- 2012 UK DVD cover
- Directed by: Chris Boger
- Written by: Marquis de Sade (novel) Ian Cullen
- Produced by: Chris Boger
- Starring: Koo Stark Martin Potter Lydia Lisle Katherine Kath
- Cinematography: Roger Deakins
- Edited by: Peter Delfgou
- Distributed by: Euro London Films
- Release date: 1977;
- Running time: 98 minutes
- Countries: United Kingdom Italy West Germany
- Language: English

= Cruel Passion =

1977 film by Chris Boger

Cruel Passion (also known as A Place Beyond, Justine and De Sade's Justine) is a 1977 film directed by Chris Boger and starring Koo Stark, Martin Potter, Lydia Lisle, and Katherine Kath. It was written by Ian Cullen based on the 1791 novel Justine by the Marquis de Sade.

==Plot==
Justine is a young virgin thrown out of a French orphanage and into the depraved world of prostitution. She slips into a life of debauchery, torture, whipping, slavery and salaciousness, while her brazen, flirtatious and libertine sister Juliette receives nothing but happiness and reward for her wanton behaviour.

==Cast==
- Koo Stark as Justine Jerome
- Martin Potter as Lord Carlisle
- Lydia Lisle as Juliette Jerome
- Katherine Kath as Madame Laronde
- Hope Jackman as Mrs Bonny
- Barry McGinn as George
- Louis Ife as Pastor John
- Maggie Petersen as Mother Superior
- David Masterman as Archer
- Ian McKay as Brough
- Ann Michelle as Pauline

==Reception==
The Monthly Film Bulletin wrote: "With snatches of Wagner on the soundtrack, attempts at emulating the pictorialism of Barry Lyndon, and a script of plummy antitheses apparently written in blank verse, it is hard to know whether Cruel Passion really had pretensions entirely belied by its knockabout plot and truly ludicrous dénouement. Filmed in sometimes almost totally obscure reds and browns, the film struggles along, bludgeoning the audience – as well as its two lacklustre heroines – with the moral that no good appears to come of anything, and especially not from virtue. Given the censor's declared antipathy to the linking of sex and violence, it is difficult to know what prompted him to pass the final scenes in which Justine is graphically savaged by two Doberman Pinschers before being raped by a couple of louts."

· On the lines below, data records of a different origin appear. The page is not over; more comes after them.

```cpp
OSStatus fingerprint_clips_device(LBAudioDetective* d, const void* d_pcm_raw, uint32_t fmt, uint64_t n_clips,
                                  uint64_t spc, uint32_t* d_packed, float* d_raw, float* d_haar, hipStream_t stream,
                                  const FileTail* tail, size_t n_tails) {
    if (fmt > 2) return kLBAudioDetectiveArgumentInvalid;
    if (tail && (n_clips != 1 || fmt != 0)) return kLBAudioDetectiveArgumentInvalid;
    LBAD_LOCK(d);
    const size_t elem = fmt == 1 ? 2 : 4;
    const char* d_pcm = static_cast<const char*>(d_pcm_raw);
    OSStatus st = ensure_plan(d);
    if (st != noErr) return st;
    const Plan& p = d->plan;
    const uint64_t per = subfingerprint_count(spc, p.window, p.stride);
    if (per == 0 || n_clips == 0) return noErr;
    if (per > 0xFFFFFFFFull / kRowsPerFrame) return kLBAudioDetectiveArgumentInvalid;
    const bool pairs_ok = reinterpret_cast<uintptr_t>(d_pcm_raw) % (2 * elem) == 0 && ((spc & 1) == 0 || n_clips == 1);
    const bool stream_ok = p.stream_ok && pairs_ok;
    const bool stream2_ok = p.stream2_ok && pairs_ok && d->variant != 3;
    const bool full_ok = p.full_ok && rows_full_supported_fmt(p, fmt);
    bool special = p.pruned_ok || full_ok || stream_ok || stream2_ok;
    if (d->variant == 3) {
        if (!full_ok && !p.pruned_ok) return kLBAudioDetectiveArgumentInvalid;
    }
    if (d->variant == 1) special = false;
    if (d->variant >= 2 && !special) return kLBAudioDetectiveArgumentInvalid;
    StreamOrder order{d, stream};
    LBAD_HIP(order.begin());
    const bool special2 = d->variant != 1 && haar_select32_supported(p);
    const bool compact = special && p.pruned_ok && special2 && p.sparse.ok && !tail && !d_raw && d->variant != 4;
    auto stage1 = [&](const void* pcm_in, uint64_t nc, float* frames_out) -> hipError_t {
        if (special && p.pruned_ok)
            return launch_rows_pruned(p, p.d_bin_const, pcm_in, fmt, nc, spc, (uint32_t)per, frames_out, stream, compact);
        if (special && stream2_ok) return launch_rows_stream2(p, pcm_in, fmt, nc, spc, (uint32_t)per, frames_out, stream);
        if (special && full_ok) return launch_rows_full(p, pcm_in, fmt, nc, spc, (uint32_t)per, frames_out, stream);
        if (special) return launch_rows_stream(p, pcm_in, fmt, nc, spc, (uint32_t)per, frames_out, stream);
        return launch_fft_bands(p, pcm_in, fmt, nc, spc, (uint32_t)per, frames_out, stream);
    };
    auto stage2 = [&](float* frames_in, uint64_t nf, uint32_t* packed_out, float* haar_out) -> hipError_t {
        if (compact && haar_out) {
            hipError_t e = hipMemsetAsync(haar_out, 0, nf * kRowsPerFrame * p.bands * sizeof(float), stream);
            if (e != hipSuccess) return e;
        }
        return special2 ? launch_haar_select32(p, frames_in, nf, packed_out, haar_out, stream, compact)
                        : launch_haar_select(p, frames_in, nf, packed_out, haar_out, stream);
    };
    const uint64_t frame_floats = (uint64_t)kRowsPerFrame * p.bands;
    if (d_raw) {
        LBAD_HIP(stage1(d_pcm, n_clips, d_raw));
        for (size_t t = 0; tail && t < n_tails; ++t) LBAD_HIP(apply_file_tail(p, tail[t], d_pcm, per * kRowsPerFrame, d_raw, stream));
        LBAD_HIP(stage2(d_raw, n_clips * per, d_packed, d_haar));
        return noErr;
    }
    uint64_t chunk = (d->scratch_limit / sizeof(float)) / (per * frame_floats);
    if (chunk == 0) chunk = 1;
    if (chunk > n_clips) chunk = n_clips;
    st = ensure_scratch(d, chunk * per * frame_floats);
    if (st != noErr) return st;
    auto mark = [&]() -> hipError_t {
        if (!d->timing) return hipSuccess;
        if (d->ev_used == d->ev.size()) {
            hipEvent_t e;
            hipError_t err = hipEventCreate(&e);
            if (err != hipSuccess) return err;
            d->ev.push_back(e);
        }
        return hipEventRecord(d->ev[d->ev_used++], stream);
    };
    for (uint64_t c0 = 0; c0 < n_clips; c0 += chunk) {
        const uint64_t nc = (n_clips - c0) < chunk ? (n_clips - c0) : chunk;
        LBAD_HIP(mark());
        LBAD_HIP(stage1(d_pcm + c0 * spc * elem, nc, d->d_frames));
        for (size_t t = 0; tail && t < n_tails; ++t)
            LBAD_HIP(apply_file_tail(p, tail[t], d_pcm, per * kRowsPerFrame, d->d_frames, stream));
        LBAD_HIP(mark());
        LBAD_HIP(stage2(d->d_frames, nc * per, d_packed + c0 * per * kPackedWords,
                        d_haar ? d_haar + c0 * per * frame_floats : nullptr));
        LBAD_HIP(mark());
    }
    return noErr;
}

constexpr size_t kPinnedLimit = 512u << 10;

OSStatus grow_device(void** ptr, size_t* cap, size_t bytes) {
    if (*cap >= bytes) return noErr;
    if (*ptr) (void)hipFree(*ptr);
    *ptr = nullptr;
    *cap = 0;
    const size_t want = bytes + bytes / 4;
    LBAD_HIP(hipMalloc(ptr, want));
    *cap = want;
    return noErr;
}

static OSStatus ensure_io(LBAudioDetective* d, size_t pcm_bytes, size_t packed_bytes, size_t extra_bytes) {
    OSStatus st = grow_device(&d->d_io_pcm, &d->d_io_pcm_cap, pcm_bytes + extra_bytes + 256);
    if (st != noErr) return st;
// ... 751 lines not shown
```

lbaudiodetective_amd/csrc/k_haar_select32.hip:

```cpp
#include "internal.hpp"

#include <type_traits>

namespace lbad {
namespace {

constexpr uint32_t kCand = 128;
constexpr int kChunkDw = 20;

constexpr uint32_t kFastDivLo = 0x0D800000u;
constexpr uint32_t kFastDivHi = 0x7E800000u;

struct DivGuard {
    uint32_t lo = 0xFFFFFFFFu, hi = 0u;
    __device__ __forceinline__ void dividends(float a, float b) {
        lo = min(lo, min((__float_as_uint(a) << 1) - 1u, (__float_as_uint(b) << 1) - 1u));
    }
    __device__ __forceinline__ void inputs(float a, float b) {
        hi = max(hi, max(__float_as_uint(a) & 0x7fffffffu, __float_as_uint(b) & 0x7fffffffu));
    }
    __device__ __forceinline__ bool bad() const { return lo < 2u * kFastDivLo - 1u || hi > kFastDivHi; }
};

template <bool FAST>
__device__ __forceinline__ float div_c(float x, float d, float r) {
    if constexpr (FAST) {
        const float q0 = __fmul_rn(x, r);
        const float e = __fmaf_rn(-d, q0, x);
        return __fmaf_rn(e, r, q0);
    } else {
        return __fdiv_rn(x, d);
    }
}

constexpr uint32_t kHistBuckets = 2048;

__device__ __forceinline__ uint32_t wave_prefix_sum(uint32_t x) {
    x += (uint32_t)__builtin_amdgcn_update_dpp(0, (int)x, 0x111 , 0xF, 0xF, false);
    x += (uint32_t)__builtin_amdgcn_update_dpp(0, (int)x, 0x112 , 0xF, 0xF, false);
    x += (uint32_t)__builtin_amdgcn_update_dpp(0, (int)x, 0x114 , 0xF, 0xF, false);
    x += (uint32_t)__builtin_amdgcn_update_dpp(0, (int)x, 0x118 , 0xF, 0xF, false);
    x += (uint32_t)__builtin_amdgcn_update_dpp(0, (int)x, 0x142 , 0xA, 0xF, false);
    x += (uint32_t)__builtin_amdgcn_update_dpp(0, (int)x, 0x143 , 0xC, 0xF, false);
    return x;
}

template <int WAVES>
__device__ __forceinline__ uint32_t slots_sum(const uint32_t* slot) {
    uint32_t c = 0;
#pragma unroll
    for (int w = 0; w < WAVES; ++w) c += slot[w];
    return c;
}

template <int WAVES>
__device__ __forceinline__ uint32_t block_sum(uint32_t v, uint32_t* s_red, int parity) {
#pragma unroll
    for (int off = 32; off > 0; off >>= 1) v += __shfl_xor(v, off, 64);
    uint32_t* slot = s_red + 8 * parity;
    if ((threadIdx.x & 63) == 0) slot[threadIdx.x >> 6] = v;
    __syncthreads();
    return slots_sum<WAVES>(slot);
}

constexpr uint32_t kLightLo = 0x25800000u;
typedef float f2 __attribute__((ext_vector_type(2)));

struct LightGuard {
    uint32_t lo_in = 0xFFFFFFFFu, lo_4 = 0xFFFFFFFFu;
    float hi = 0.0f;
    __device__ __forceinline__ void levels34(f2 a, f2 b, f2 c) {
        auto t = [](float x) { return (__float_as_uint(x) << 1) - 1u; };
        lo_4 = min(min(min(t(a.x), t(a.y)), min(t(b.x), t(b.y))), min(t(c.x), t(c.y)));
    }
    __device__ __forceinline__ bool bad(float s4) const {
        return lo_in < 2u * kLightLo - 1u || lo_4 < 2u * kFastDivLo - 1u || !(hi <= __uint_as_float(kFastDivHi)) || s4 != s4;
    }
};

template <bool FAST>
__device__ __forceinline__ float haar16_impl(const float (&in)[16], float (&d)[15], float root, float r_root,
                                             float root2, float r_root2, DivGuard& g) {
    float a[16];
#pragma unroll
    for (int i = 0; i < 16; i += 2) {
        if constexpr (FAST) {
            g.inputs(in[i], in[i + 1]);
            g.dividends(in[i], in[i + 1]);
        }
        a[i] = div_c<FAST>(in[i], root, r_root);
        a[i + 1] = div_c<FAST>(in[i + 1], root, r_root);
    }
    auto bfly = [&](float x, float y, float& sum, float& dif) {
        const float sp = __fadd_rn(x, y), sm = __fsub_rn(x, y);
        if constexpr (FAST) g.dividends(sp, sm);
        sum = div_c<FAST>(sp, root2, r_root2);
        dif = div_c<FAST>(sm, root2, r_root2);
    };
    float s1[8], s2[4], s3[2], s4;
#pragma unroll
    for (int i = 0; i < 8; ++i) bfly(a[2 * i], a[2 * i + 1], s1[i], d[i]);
#pragma unroll
    for (int i = 0; i < 4; ++i) bfly(s1[2 * i], s1[2 * i + 1], s2[i], d[8 + i]);
#pragma unroll
    for (int i = 0; i < 2; ++i) bfly(s2[2 * i], s2[2 * i + 1], s3[i], d[12 + i]);
    bfly(s3[0], s3[1], s4, d[14]);
    return s4;
}


struct DivConst {
    unsigned long long r, nd;
    __device__ __forceinline__ explicit DivConst(float d)
        : r(__builtin_amdgcn_readfirstlane(__float_as_uint(__fdiv_rn(1.0f, d)))),
          nd(__builtin_amdgcn_readfirstlane(__float_as_uint(-d))) {}
};

__device__ __forceinline__ void pk_prescale8(f2 (&x)[8], f2 (&q)[8], const DivConst& c) {
    asm("v_pk_mul_f32 %0, %8, %[r] op_sel_hi:[1,0]\n"
        "v_pk_mul_f32 %1, %9, %[r] op_sel_hi:[1,0]\n"
        "v_pk_mul_f32 %2, %10, %[r] op_sel_hi:[1,0]\n"
        "v_pk_mul_f32 %3, %11, %[r] op_sel_hi:[1,0]\n"
        "v_pk_mul_f32 %4, %12, %[r] op_sel_hi:[1,0]\n"
        "v_pk_mul_f32 %5, %13, %[r] op_sel_hi:[1,0]\n"
        "v_pk_mul_f32 %6, %14, %[r] op_sel_hi:[1,0]\n"
        "v_pk_mul_f32 %7, %15, %[r] op_sel_hi:[1,0]\n"
        "v_pk_fma_f32 %8, %0, %[nd], %8 op_sel_hi:[1,0,1]\n"
        "v_pk_fma_f32 %9, %1, %[nd], %9 op_sel_hi:[1,0,1]\n"
        "v_pk_fma_f32 %10, %2, %[nd], %10 op_sel_hi:[1,0,1]\n"
        "v_pk_fma_f32 %11, %3, %[nd], %11 op_sel_hi:[1,0,1]\n"
        "v_pk_fma_f32 %12, %4, %[nd], %12 op_sel_hi:[1,0,1]\n"
        "v_pk_fma_f32 %13, %5, %[nd], %13 op_sel_hi:[1,0,1]\n"
        "v_pk_fma_f32 %14, %6, %[nd], %14 op_sel_hi:[1,0,1]\n"
        "v_pk_fma_f32 %15, %7, %[nd], %15 op_sel_hi:[1,0,1]\n"
        "v_pk_fma_f32 %0, %8, %[r], %0 op_sel_hi:[1,0,1]\n"
        "v_pk_fma_f32 %1, %9, %[r], %1 op_sel_hi:[1,0,1]\n"
        "v_pk_fma_f32 %2, %10, %[r], %2 op_sel_hi:[1,0,1]\n"
        "v_pk_fma_f32 %3, %11, %[r], %3 op_sel_hi:[1,0,1]\n"
        "v_pk_fma_f32 %4, %12, %[r], %4 op_sel_hi:[1,0,1]\n"
        "v_pk_fma_f32 %5, %13, %[r], %5 op_sel_hi:[1,0,1]\n"
        "v_pk_fma_f32 %6, %14, %[r], %6 op_sel_hi:[1,0,1]\n"
        "v_pk_fma_f32 %7, %15, %[r], %7 op_sel_hi:[1,0,1]\n"
        "s_nop 0"
        : "=&v"(q[0]), "=&v"(q[1]), "=&v"(q[2]), "=&v"(q[3]), "=&v"(q[4]), "=&v"(q[5]), "=&v"(q[6]), "=&v"(q[7]),
          "+v"(x[0]), "+v"(x[1]), "+v"(x[2]), "+v"(x[3]), "+v"(x[4]), "+v"(x[5]), "+v"(x[6]), "+v"(x[7])
        : [r] "s"(c.r), [nd] "s"(c.nd));
}

__device__ __forceinline__ void pk_level1(f2 (&p)[8], f2 (&q)[8], const DivConst& c) {
    asm("v_pk_add_f32 %8, %8, %8 op_sel:[0,1] op_sel_hi:[0,1] neg_hi:[0,1]\n"
        "v_pk_add_f32 %9, %9, %9 op_sel:[0,1] op_sel_hi:[0,1] neg_hi:[0,1]\n"
        "v_pk_add_f32 %10, %10, %10 op_sel:[0,1] op_sel_hi:[0,1] neg_hi:[0,1]\n"
        "v_pk_add_f32 %11, %11, %11 op_sel:[0,1] op_sel_hi:[0,1] neg_hi:[0,1]\n"
        "v_pk_add_f32 %12, %12, %12 op_sel:[0,1] op_sel_hi:[0,1] neg_hi:[0,1]\n"
        "v_pk_add_f32 %13, %13, %13 op_sel:[0,1] op_sel_hi:[0,1] neg_hi:[0,1]\n"
        "v_pk_add_f32 %14, %14, %14 op_sel:[0,1] op_sel_hi:[0,1] neg_hi:[0,1]\n"
        "v_pk_add_f32 %15, %15, %15 op_sel:[0,1] op_sel_hi:[0,1] neg_hi:[0,1]\n"
        "v_pk_mul_f32 %0, %8, %[r] op_sel_hi:[1,0]\n"
        "v_pk_mul_f32 %1, %9, %[r] op_sel_hi:[1,0]\n"
        "v_pk_mul_f32 %2, %10, %[r] op_sel_hi:[1,0]\n"
        "v_pk_mul_f32 %3, %11, %[r] op_sel_hi:[1,0]\n"
        "v_pk_mul_f32 %4, %12, %[r] op_sel_hi:[1,0]\n"
        "v_pk_mul_f32 %5, %13, %[r] op_sel_hi:[1,0]\n"
        "v_pk_mul_f32 %6, %14, %[r] op_sel_hi:[1,0]\n"
        "v_pk_mul_f32 %7, %15, %[r] op_sel_hi:[1,0]\n"
        "v_pk_fma_f32 %8, %0, %[nd], %8 op_sel_hi:[1,0,1]\n"
        "v_pk_fma_f32 %9, %1, %[nd], %9 op_sel_hi:[1,0,1]\n"
        "v_pk_fma_f32 %10, %2, %[nd], %10 op_sel_hi:[1,0,1]\n"
        "v_pk_fma_f32 %11, %3, %[nd], %11 op_sel_hi:[1,0,1]\n"
        "v_pk_fma_f32 %12, %4, %[nd], %12 op_sel_hi:[1,0,1]\n"
        "v_pk_fma_f32 %13, %5, %[nd], %13 op_sel_hi:[1,0,1]\n"
        "v_pk_fma_f32 %14, %6, %[nd], %14 op_sel_hi:[1,0,1]\n"
        "v_pk_fma_f32 %15, %7, %[nd], %15 op_sel_hi:[1,0,1]\n"
        "v_pk_fma_f32 %0, %8, %[r], %0 op_sel_hi:[1,0,1]\n"
        "v_pk_fma_f32 %1, %9, %[r], %1 op_sel_hi:[1,0,1]\n"
        "v_pk_fma_f32 %2, %10, %[r], %2 op_sel_hi:[1,0,1]\n"
        "v_pk_fma_f32 %3, %11, %[r], %3 op_sel_hi:[1,0,1]\n"
        "v_pk_fma_f32 %4, %12, %[r], %4 op_sel_hi:[1,0,1]\n"
        "v_pk_fma_f32 %5, %13, %[r], %5 op_sel_hi:[1,0,1]\n"
        "v_pk_fma_f32 %6, %14, %[r], %6 op_sel_hi:[1,0,1]\n"
        "v_pk_fma_f32 %7, %15, %[r], %7 op_sel_hi:[1,0,1]\n"
        "s_nop 0"
        : "=&v"(q[0]), "=&v"(q[1]), "=&v"(q[2]), "=&v"(q[3]), "=&v"(q[4]), "=&v"(q[5]), "=&v"(q[6]), "=&v"(q[7]),
          "+v"(p[0]), "+v"(p[1]), "+v"(p[2]), "+v"(p[3]), "+v"(p[4]), "+v"(p[5]), "+v"(p[6]), "+v"(p[7])
        : [r] "s"(c.r), [nd] "s"(c.nd));
}
// ... 677 lines not shown
```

Time Out wrote "The improbabilities of this awkward period sexploiter (which vainly attempts to emulate the look of Barry Lyndon) are compounded by a strain of casual nastiness which would be thoroughly offensive were it not so carelessly handled. ... Drawn from Sade, the film is veneered with a spurious morality which supposedly made its catchpenny cruelty somehow acceptable to the censor."

Budd Wilkins wrote in Slant magazine: "Chris Boger’s Marquis de Sade’s Justine (a.k.a. Cruel Passion) transplants a significantly truncated version of de Sade’s novel to British soil, more or less preserving the source material’s attacks on institutional and individual hypocrisy, while at the same time sanitizing its depictions of perverse sexuality. Justine never gets much kinkier than some briefly glimpsed nun-on-nun writhing and a couple of cursory whippings. On the sliding scale of Sadean cinema, Justine therefore falls somewhere between the angry political invective of Pasolini’s Salò or Peter Brook’s Marat/Sade and the titillation factor of Jesús Franco’s numerous softcore adaptations. Give it points, though, for taking de Sade’s ideas seriously, and daring to present a relentlessly downbeat vision of moral corruption."

== Home media ==
The DVD is available uncut in the United Kingdom as Cruel Passion and in the United States as Marquis de Sade's Justine.